Exercise description: Determine how many lines below contain the string "cdisp" and give that number without anything else.

Dataset records:
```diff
@@ -1525,7 +1589,7 @@
     if (!make_heads_plan(B, hL, G, plane, flags, &pl)) return DCAHIP_EINVAL;
     if (!H || !Wh || !bh || (!y && !yc) || !sf || !gW || !dH || !loss_partials || !workspace) return DCAHIP_EINVAL;
     if (cdisp && (!theta_w || !g_theta)) return DCAHIP_EINVAL;
-    if (workspace_bytes < pl.dw_bytes + pl.dh_bytes + pl.hs_bytes + pl.dw2_bytes + pl.dh2_bytes) return DCAHIP_EINVAL;
+    if (workspace_bytes < pl.dw_bytes + pl.dh_bytes + pl.hs_bytes + pl.dw2_bytes + pl.dh2_bytes + pl.wi_bytes) return DCAHIP_EINVAL;
     if (!al16(H) || !al16(Wh) || !al16(workspace) || (ldh & 3) || (ldw & 3) || ldh < ((hL + 3) & ~3))
         return DCAHIP_EINVAL;
     if (d_exp > 0 || d_exp < -24 || !(ridge >= 0.f) || ridge > 1e3f) return DCAHIP_EINVAL;
@@ -1543,13 +1607,18 @@
                                                                pl.dh2_bytes + pl.dw2_bytes);
         unsigned short* HT = HA + (long)pl.NT * kHTile;
         int* eH = reinterpret_cast<int*>(HT + (long)pl.NT * kHTile);
+        unsigned char* wimg = reinterpret_cast<unsigned char*>(HA) + pl.hs_bytes;
         if (!pl.small) {
-            hipLaunchKernelGGL(heads_split_h_kernel, dim3(pl.NT), dim3(256), 0, s, H, ldh, B, hL, HA, HT, eH);
+            const WImgArgs qi{Wh, ldw, bh, cdisp ? theta_w : nullptr, plane, hL, G, wimg};
+            const dim3 grid(pl.NT + pl.ntg);
+            if (NH == 3) hipLaunchKernelGGL(heads_split_kernel<3>, grid, dim3(256), 0, s, H, ldh, B, hL, HA, HT, eH, pl.NT, qi);
+            else if (NH == 2) hipLaunchKernelGGL(heads_split_kernel<2>, grid, dim3(256), 0, s, H, ldh, B, hL, HA, HT, eH, pl.NT, qi);
+            else hipLaunchKernelGGL(heads_split_kernel<1>, grid, dim3(256), 0, s, H, ldh, B, hL, HA, HT, eH, pl.NT, qi);
             int rc0 = (int)hipGetLastError();
             if (rc0 != 0) return rc0;
         }
         direct_dw = pl.S == 1;
-        HeadsArgs2 a{HA, HT, eH, H, ldh, gW, ldg, g_theta, Wh, ldw, bh, theta_w, y, ldy, yc, ldc, ovf_ptr, ovf_col, ovf_val,
+        HeadsArgs2 a{HA, HT, eH, H, ldh, gW, ldg, g_theta, Wh, ldw, bh, wimg, theta_w, y, ldy, yc, ldc, ovf_ptr, ovf_col, ovf_val,
                      sf, perm, cursor, ws_dw, pl.dw_stride, ws_dh,
                      pl.npart, pl.nitems, tile_order, loss_partials, plane, pl.ldws, B, hL, G, pl.S, pl.NT, ridge, inv_n, d_exp, 0};
         auto launch = [&](const HeadsPlan& q, const HeadsArgs2& b) {
diff --git a/include/dcahip.h b/include/dcahip.h
--- a/include/dcahip.h
+++ b/include/dcahip.h
@@ -76,6 +76,7 @@
 
 long dcahip_heads_fused_workspace_bytes(int B, int hL, int G, long plane, int flags);
 int dcahip_heads_tile_order_len(int G);
+long dcahip_heads_fused_wimage_offset(int B, int hL, int G, long plane, int flags);
 int dcahip_heads_fused(const float* H, long ldh, const float* Wh, long ldw, const float* bh,
                        long plane, const float* theta_w,
                        const float* y, long ldy,
```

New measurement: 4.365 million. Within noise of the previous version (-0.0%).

Result for this exercise: 2